The use of the System.IO and System.Xml.Linq libraries is declared at the top of the code.

The basic method is walkXMLTree(), which generates a sorted list setClasses of CSS classes used in every one of the XHTML files under the root folder strRootFolderpath. In this implementation, the returned list contains the CSS class name in the first element of each item (for example, “span.link”), and, in the second element, the file path of the first topic file that was found to contain that class.

The method walkXMLTree() contains a loop that examines every strFilepath in the array strFilepaths. Although every topic file under strRootFolderpath is expected to contain valid XML, it’s always possible that a file contains invalid XML markup. In that case, the XDocument.Load() method throws an exception, which stops program execution. To avoid crashing the program in such a case, I wrapped XDocument.Load() in a try-catch loop. If the method fails for a particular file, the code adds the path and name of that file to listDocsFailedToLoad, then moves on to the next file. When all the files have been scanned, I can then examine listDocsFailedToLoad to see how many files couldn’t be opened (hopefully not a large number, and usually it isn’t).

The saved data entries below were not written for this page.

# illini-robomaster/irmv_detection

Hardware: AMD Instinct MI355X
Metric: end-to-end FPS (preprocess→NMS→PnP) 640×640 YOLOv8n, 1/2/4/8 MI355X (higher is better)
Workload: dtype f16

## Files before the change

### include/irmv_hip.h

```cpp
#ifndef IRMV_HIP_H
#define IRMV_HIP_H

#include <stddef.h>
#include <stdint.h>

#ifdef __cplusplus
extern "C" {
#endif

#define IRMV_OK 0
#define IRMV_ERR_ARG (-1)
#define IRMV_ERR_HIP (-2)
#define IRMV_ERR_MODEL (-3)

#define IRMV_RESIZE_STRETCH 0
#define IRMV_RESIZE_LETTERBOX 1

#define IRMV_ARMOR_SMALL 0
#define IRMV_ARMOR_LARGE 1

#define IRMV_POINTS_AUTO 0
#define IRMV_POINTS_KEYPOINT_HEAD 1
#define IRMV_POINTS_CLASSICAL 2

// ... 100 lines not shown
int irmv_engine_num_streams(const irmv_engine *e);
int irmv_engine_sync_launch(const irmv_engine *e);

int irmv_engine_numa_node(const irmv_engine *e);
int irmv_engine_numa_placed(const irmv_engine *e);
int irmv_numa_device_node(int device, int *node);
int irmv_numa_bind_thread(int node);
int irmv_numa_page_node(const void *p);
int irmv_numa_parse_cpulist(const char *s, int *cpus, int cap);

uint8_t *irmv_engine_src_buffer(irmv_engine *e, int slot);
void *irmv_engine_src_device_buffer(irmv_engine *e, int slot);
int irmv_engine_set_window(irmv_engine *e, int slot, int x0, int y0);
int irmv_engine_get_window(const irmv_engine *e, int slot, int *x0, int *y0, int *w, int *h);
typedef struct irmv_window_map_t {
    int32_t bx0, by0;
    uint64_t band_offset;
    uint64_t band_bytes;
    double cx, cy;
    int32_t reserved[4];
} irmv_window_map_t;
int irmv_window_map(const irmv_engine_cfg *cfg, int x0, int y0, irmv_window_map_t *out);

int irmv_engine_src_format(const irmv_engine *e);
size_t irmv_engine_src_bytes(const irmv_engine *e);

#define IRMV_SUBMIT_H2D 1u
#define IRMV_SUBMIT_ASYNC_UPLOAD 2u

int irmv_engine_submit(irmv_engine *e, int first_slot, int count, uint32_t flags);
int irmv_engine_wait(irmv_engine *e);
int irmv_engine_wait_upload(irmv_engine *e, int first_slot, int count);
int irmv_engine_wait_slots(irmv_engine *e, int first_slot, int count);
int irmv_engine_results(irmv_engine *e, int slot, irmv_det *out, int cap, int *n);
int irmv_engine_detect(irmv_engine *e, int slot, irmv_det *out, int cap, int *n);
double irmv_engine_last_detect_ms(const irmv_engine *e);

int irmv_engine_rotated_image(irmv_engine *e, int slot, uint8_t *dst_hwc);

int irmv_engine_set_bayer_isp(irmv_engine *e, const uint16_t gain_q8[3], const uint8_t *lut);
int irmv_engine_get_bayer_isp(const irmv_engine *e, uint16_t gain_q8[3], uint8_t *lut);

int irmv_engine_extract_armors(irmv_engine *e, int slot, const float *xyxy, int n, irmv_det *out);
int irmv_engine_set_extract_params(irmv_engine *e, int binary_threshold, float light_min_ratio, float light_max_ratio,
                                   float light_max_angle, const double center_distances[4]);
int irmv_engine_point_source(const irmv_engine *e);

int irmv_engine_read_input(irmv_engine *e, int slot, float *chw);
int irmv_engine_read_head(irmv_engine *e, int slot, float *head);
int irmv_engine_write_head(irmv_engine *e, int slot, const float *head);
int irmv_engine_run_post(irmv_engine *e, int first_slot, int count);
int irmv_engine_debug_poke_candidate_counts(irmv_engine *e, int value);
int irmv_engine_debug_read_cand_bits(irmv_engine *e, int slot, uint32_t *words, int cap, int *n, int *sparse);
int irmv_engine_debug_read_head_rows(irmv_engine *e, int slot, float *rec, size_t bytes);
int irmv_engine_debug_read_head_raw(irmv_engine *e, int slot, float *head);
int irmv_engine_read_tap(irmv_engine *e, int slot, const char *name, float *nhwc, int shape[3]);
int irmv_engine_read_raw(irmv_engine *e, int slot, irmv_raw_dets *out);
int irmv_engine_num_anchors(const irmv_engine *e);
int irmv_engine_head_channels(const irmv_engine *e);
int irmv_engine_net_dims(const irmv_engine *e, int *width, int *height);

typedef struct irmv_conv_seg {
    char tensor[32];
    int32_t coff, C, shift;
} irmv_conv_seg;

typedef struct irmv_conv_op {
    int32_t op;
    char layer[32];
    int32_t ks, stride, act, out_f32, cin, cout, cout_pad;
    int32_t Hin, Win, Hout, Wout;
    irmv_conv_seg s0, s1;
    irmv_conv_seg res;
    char out_tensor[32];
    int32_t out_coff;
    int32_t out_lazy;
    int32_t fused;
    int32_t tune_fused;
    char fuse_layer[32];
    char fuse_tensor[32];
    int32_t fuse_coff, fuse_cout, fuse_cout_pad;
    int32_t reserved;
    char kname[48], kname_one[48];
} irmv_conv_op;

typedef struct irmv_conv_cand {
    char name[48];
    int32_t mt, nt, flags, ipw;
    int32_t forced, reserved;
} irmv_conv_cand;

#define IRMV_DECLINED 1

int irmv_engine_conv_ops(irmv_engine *e, irmv_conv_op *ops, int cap, int *n);
int irmv_engine_conv_candidates(irmv_engine *e, int op, int tune_count, irmv_conv_cand *cands, int cap, int *n);
#define IRMV_RUN_POISON 1u
#define IRMV_RUN_POISON_ONLY 2u
int irmv_engine_run_conv_candidate(irmv_engine *e, int op, int tune_count, int cand, int first_slot, int count, uint32_t flags);
int irmv_engine_read_tensor(irmv_engine *e, const char *name, int first_slot, int count, void *dst, size_t bytes);

typedef struct irmv_graph_op {
    int32_t op;
    char kind[16];
    char layer[48];
    char kname[48];
    irmv_conv_seg s0, s1;
// ... 81 lines not shown
```

### irmv_detection_amd/_build.py

```python
from __future__ import annotations

import os
import shutil
import subprocess

_HERE = os.path.dirname(os.path.abspath(__file__))
CSRC = os.path.join(_HERE, "csrc")
LIB_DIR = os.path.join(_HERE, "lib")
LIB_PATH = os.path.join(LIB_DIR, "libirmv_hip.so")
INCLUDE = os.path.join(os.path.dirname(_HERE), "include")

SOURCES = [
    ("k_pre.hip", []),
    ("k_bayer.hip", []),
    ("k_window.hip", []),
    ("k_front.hip", []),
    ("k_c2f.hip", []),
    ("k_bneck.hip", []),
    ("k_kpt.hip", []),
    ("k_conv.hip", []),
    ("k_post.hip", ["-ffp-contract=off"]),
    ("k_light.hip", ["-ffp-contract=off"]),
    ("k_shuffle.hip", []),
    ("k_debug.hip", []),
    ("engine.cpp", ["-x", "hip"]),
    ("engine_graph.cpp", ["-x", "hip"]),
    ("engine_tune.cpp", ["-x", "hip"]),
    ("engine_plan.cpp", ["-x", "hip"]),
    ("engine_step.cpp", ["-x", "hip"]),
    ("engine_hooks.cpp", ["-x", "hip"]),
]
COMMON = ["-O3", "-std=c++17", "-fPIC", "--offload-arch=gfx950", "-Wall", "-Wno-unused-function",
          "-mllvm", "-amdgpu-mfma-vgpr-form", "-I", INCLUDE]


def source_hash() -> str:
    import hashlib
    h = hashlib.sha256()
    names = sorted(set([s for s, _ in SOURCES] + ["irmv_common.hpp", "pnp_device.hpp", "numa.hpp", "engine_internal.hpp"]))
    for n in names:
        pth = os.path.join(CSRC, n)
        if os.path.exists(pth):
            h.update(n.encode() + b"\0" + open(pth, "rb").read())
    h.update(open(os.path.join(INCLUDE, "irmv_hip.h"), "rb").read())
    h.update(" ".join(COMMON[:-2]).encode())
    for src, extra in SOURCES:
        h.update((src + " " + " ".join(extra)).encode())
    return h.hexdigest()


def hipcc() -> str:
    for cand in (shutil.which("hipcc"), "/opt/rocm/bin/hipcc"):
        if cand and os.path.exists(cand):
            return cand
    raise RuntimeError("hipcc not found: the HIP extension cannot be built")


def _stale(target: str, deps) -> bool:
    if not os.path.exists(target):
        return True
    t = os.path.getmtime(target)
    return any(os.path.getmtime(d) > t for d in deps)


COMM_PATH = os.path.join(LIB_DIR, "libirmv_comm.so")


def build_comm(force: bool = False, verbose: bool = False) -> str:
    os.makedirs(LIB_DIR, exist_ok=True)
    src = os.path.join(CSRC, "comm.cpp")
    deps = [src, os.path.join(INCLUDE, "irmv_comm.h"), os.path.join(INCLUDE, "irmv_hip.h"), __file__]
    if force or _stale(COMM_PATH, deps):
        rocm_lib = os.path.join(os.path.dirname(os.path.dirname(os.path.realpath(hipcc()))), "lib")
        cmd = [hipcc(), "-O2", "-std=c++17", "-fPIC", "-shared", "-Wall", "-I", INCLUDE, src, "-o", COMM_PATH,
               "-L", rocm_lib, "-lrccl", "-Wl,-rpath," + rocm_lib]
        if verbose:
            print(" ".join(cmd))
        subprocess.check_call(cmd)
    return COMM_PATH


def build(force: bool = False, verbose: bool = False) -> str:
    os.makedirs(LIB_DIR, exist_ok=True)
    headers = [os.path.join(CSRC, "irmv_common.hpp"), os.path.join(CSRC, "pnp_device.hpp"), os.path.join(CSRC, "numa.hpp"), os.path.join(CSRC, "engine_internal.hpp"), os.path.join(INCLUDE, "irmv_hip.h"), __file__]
    objs = []
    cc = hipcc()
    for src, extra in SOURCES:
        sp = os.path.join(CSRC, src)
        obj = os.path.join(LIB_DIR, os.path.splitext(src)[0] + ".o")
        if force or _stale(obj, [sp] + headers):
            cmd = [cc] + COMMON + extra + os.environ.get("IRMV_EXTRA_HIPCC_FLAGS", "").split() + ["-c", sp, "-o", obj]
            if verbose:
                print(" ".join(cmd))
            subprocess.check_call(cmd)
        objs.append(obj)
    if force or _stale(LIB_PATH, objs):
        cmd = [cc, "-shared", "-fPIC", "--offload-arch=gfx950", "-o", LIB_PATH] + objs
        if verbose:
            print(" ".join(cmd))
        subprocess.check_call(cmd)
    return LIB_PATH


if __name__ == "__main__":
    print(build(force=False, verbose=True))
    print(build_comm(force=False, verbose=True))
```

### irmv_detection_amd/capi.py

```python
from __future__ import annotations

import ctypes as C
import os

from . import _build

OK, ERR_ARG, ERR_HIP, ERR_MODEL = 0, -1, -2, -3
RESIZE_STRETCH, RESIZE_LETTERBOX = 0, 1
ARMOR_SMALL, ARMOR_LARGE = 0, 1
SUBMIT_H2D = 1
SUBMIT_ASYNC_UPLOAD = 2
POINTS_AUTO, POINTS_KEYPOINT_HEAD, POINTS_CLASSICAL = 0, 1, 2
SRC_HWC8, SRC_BAYER_RGGB8, SRC_BAYER_BGGR8, SRC_BAYER_GRBG8, SRC_BAYER_GBRG8 = 0, 1, 2, 3, 4
BAYER_FORMATS = {"RGGB": SRC_BAYER_RGGB8, "BGGR": SRC_BAYER_BGGR8, "GRBG": SRC_BAYER_GRBG8, "GBRG": SRC_BAYER_GBRG8}
DEMOSAIC_BILINEAR, DEMOSAIC_MHC = 0, 1
DEMOSAIC_ALGOS = {"bilinear": DEMOSAIC_BILINEAR, "mhc": DEMOSAIC_MHC}
NUM_CLASSES = 14
MAX_DET_CAP = 256
CAND_CAP = 8192


class IrmvError(RuntimeError):
    def __init__(self, code: int, msg: str):
        super().__init__(f"irmv_hip error {code}: {msg}")
# ... 107 lines not shown


DECLINED = 1
RUN_POISON, RUN_POISON_ONLY = 1, 2


_P = C.c_void_p
SYMBOLS = [
    ("irmv_last_error", C.c_char_p, []),
    ("irmv_version", C.c_char_p, []),
    ("irmv_device_count", C.c_int, [C.POINTER(C.c_int)]),
    ("irmv_device_synchronize", C.c_int, [C.c_int]),
    ("irmv_engine_cfg_default", None, [C.POINTER(EngineCfg)]),
    ("irmv_engine_create", C.c_int, [C.POINTER(EngineCfg), C.POINTER(_P)]),
    ("irmv_engine_destroy", None, [_P]),
    ("irmv_engine_num_slots", C.c_int, [_P]),
    ("irmv_engine_max_det", C.c_int, [_P]),
    ("irmv_engine_num_streams", C.c_int, [_P]),
    ("irmv_engine_sync_launch", C.c_int, [_P]),
    ("irmv_engine_numa_node", C.c_int, [_P]),
    ("irmv_engine_numa_placed", C.c_int, [_P]),
    ("irmv_numa_device_node", C.c_int, [C.c_int, C.POINTER(C.c_int)]),
    ("irmv_numa_bind_thread", C.c_int, [C.c_int]),
    ("irmv_numa_page_node", C.c_int, [C.c_void_p]),
    ("irmv_numa_parse_cpulist", C.c_int, [C.c_char_p, C.POINTER(C.c_int), C.c_int]),
    ("irmv_engine_src_buffer", C.POINTER(C.c_uint8), [_P, C.c_int]),
    ("irmv_engine_src_device_buffer", C.c_void_p, [_P, C.c_int]),
    ("irmv_engine_set_window", C.c_int, [_P, C.c_int, C.c_int, C.c_int]),
    ("irmv_engine_get_window", C.c_int, [_P, C.c_int, C.POINTER(C.c_int), C.POINTER(C.c_int), C.POINTER(C.c_int), C.POINTER(C.c_int)]),
    ("irmv_window_map", C.c_int, [C.POINTER(EngineCfg), C.c_int, C.c_int, C.POINTER(WindowMap)]),
    ("irmv_engine_src_format", C.c_int, [_P]),
    ("irmv_engine_src_bytes", C.c_size_t, [_P]),
    ("irmv_engine_submit", C.c_int, [_P, C.c_int, C.c_int, C.c_uint32]),
    ("irmv_engine_wait", C.c_int, [_P]),
    ("irmv_engine_wait_slots", C.c_int, [_P, C.c_int, C.c_int]),
    ("irmv_engine_wait_upload", C.c_int, [_P, C.c_int, C.c_int]),
    ("irmv_engine_set_extract_params", C.c_int, [_P, C.c_int, C.c_float, C.c_float, C.c_float, C.POINTER(C.c_double)]),
    ("irmv_engine_point_source", C.c_int, [_P]),
    ("irmv_engine_results", C.c_int, [_P, C.c_int, C.POINTER(Det), C.c_int, C.POINTER(C.c_int)]),
    ("irmv_engine_detect", C.c_int, [_P, C.c_int, C.POINTER(Det), C.c_int, C.POINTER(C.c_int)]),
    ("irmv_engine_last_detect_ms", C.c_double, [_P]),
    ("irmv_engine_rotated_image", C.c_int, [_P, C.c_int, C.POINTER(C.c_uint8)]),
    ("irmv_engine_extract_armors", C.c_int, [_P, C.c_int, C.POINTER(C.c_float), C.c_int, C.POINTER(Det)]),
    ("irmv_engine_set_bayer_isp", C.c_int, [_P, C.POINTER(C.c_uint16), C.POINTER(C.c_uint8)]),
    ("irmv_engine_get_bayer_isp", C.c_int, [_P, C.POINTER(C.c_uint16), C.POINTER(C.c_uint8)]),
    ("irmv_engine_light_trace", C.c_int, [_P, C.c_int, C.POINTER(C.c_float), C.c_int, C.POINTER(LightTrace), C.POINTER(Det)]),
    ("irmv_light_limits", C.c_int, [C.POINTER(C.c_int32)]),
    ("irmv_engine_read_input", C.c_int, [_P, C.c_int, C.POINTER(C.c_float)]),
    ("irmv_engine_read_head", C.c_int, [_P, C.c_int, C.POINTER(C.c_float)]),
    ("irmv_engine_write_head", C.c_int, [_P, C.c_int, C.POINTER(C.c_float)]),
    ("irmv_engine_run_post", C.c_int, [_P, C.c_int, C.c_int]),
    ("irmv_engine_debug_poke_candidate_counts", C.c_int, [_P, C.c_int]),
    ("irmv_engine_debug_read_cand_bits", C.c_int, [_P, C.c_int, C.POINTER(C.c_uint32), C.c_int, C.POINTER(C.c_int), C.POINTER(C.c_int)]),
    ("irmv_engine_debug_read_head_rows", C.c_int, [_P, C.c_int, C.POINTER(C.c_float), C.c_size_t]),
    ("irmv_engine_debug_read_head_raw", C.c_int, [_P, C.c_int, C.POINTER(C.c_float)]),
    ("irmv_engine_read_tap", C.c_int, [_P, C.c_int, C.c_char_p, C.POINTER(C.c_float), C.POINTER(C.c_int)]),
    ("irmv_engine_read_raw", C.c_int, [_P, C.c_int, C.POINTER(RawDets)]),
    ("irmv_engine_num_anchors", C.c_int, [_P]),
    ("irmv_engine_head_channels", C.c_int, [_P]),
    ("irmv_engine_net_dims", C.c_int, [_P, C.POINTER(C.c_int), C.POINTER(C.c_int)]),
    ("irmv_engine_conv_ops", C.c_int, [_P, C.POINTER(ConvOp), C.c_int, C.POINTER(C.c_int)]),
    ("irmv_engine_conv_candidates", C.c_int, [_P, C.c_int, C.c_int, C.POINTER(ConvCand), C.c_int, C.POINTER(C.c_int)]),
    ("irmv_engine_run_conv_candidate", C.c_int, [_P, C.c_int, C.c_int, C.c_int, C.c_int, C.c_int, C.c_uint32]),
    ("irmv_engine_read_tensor", C.c_int, [_P, C.c_char_p, C.c_int, C.c_int, C.c_void_p, C.c_size_t]),
    ("irmv_engine_ops", C.c_int, [_P, C.POINTER(GraphOp), C.c_int, C.POINTER(C.c_int)]),
    ("irmv_engine_run_op", C.c_int, [_P, C.c_int, C.c_int, C.c_int, C.c_uint32]),
    ("irmv_sppf_slab", C.c_int, [C.c_int, C.c_int, C.c_int, C.c_int]),
    ("irmv_front_plan", C.c_int, [C.POINTER(EngineCfg), C.POINTER(FrontPlan)]),
    ("irmv_engine_profile", C.c_int, [_P, C.c_int, C.c_int, C.POINTER(KernelStat), C.c_int, C.POINTER(C.c_int)]),
    ("irmv_debug_lds_fill", C.c_int, [C.c_uint32]),
    ("irmv_debug_lds_probe", C.c_int, [C.c_uint32, C.c_uint32, C.POINTER(C.c_uint32), C.c_int, C.POINTER(C.c_int)]),
    ("irmv_pnp_create", C.c_int, [C.c_int, C.POINTER(C.c_double), C.POINTER(C.c_double), C.POINTER(_P)]),
    ("irmv_pnp_destroy", None, [_P]),
    ("irmv_pnp_solve", C.c_int, [_P, C.POINTER(C.c_float), C.c_int, C.c_int, C.POINTER(C.c_double),
                                 C.POINTER(C.c_double), C.POINTER(C.c_int32)]),
]
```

For each XHTML topic that it succeeds in opening, walkXMLTree() calls the method checkChildElemsRecursive() to traverse the element tree in that document. Note that the checkChildElemsRecursive() method is indeed recursive, since it calls itself in its own foreach loop. When checkChildElemsRecursive() is initially called from walkXMLTree(), the xelemParent parameter that is passed in is the root element of the XML tree in the document being scanned.

When control finally returns from checkChildElemsRecursive() to walkXMLTree(), the variable iElemsChecked contains the complete number of XML elements that were examined. This is likely to be a huge number; in one recent test, more than 8 million elements were processed.

The final content of setClasses will be a list of every class that’s used in at least one of the topic files. In the example above, I also set each item to show the filepath of the first file that was found that included that class, because I wasn’t expecting too many surprises! To obtain a complete analysis, you could, of course, make the second item in the SortedList a sublist that would include the file path of every topic using that class.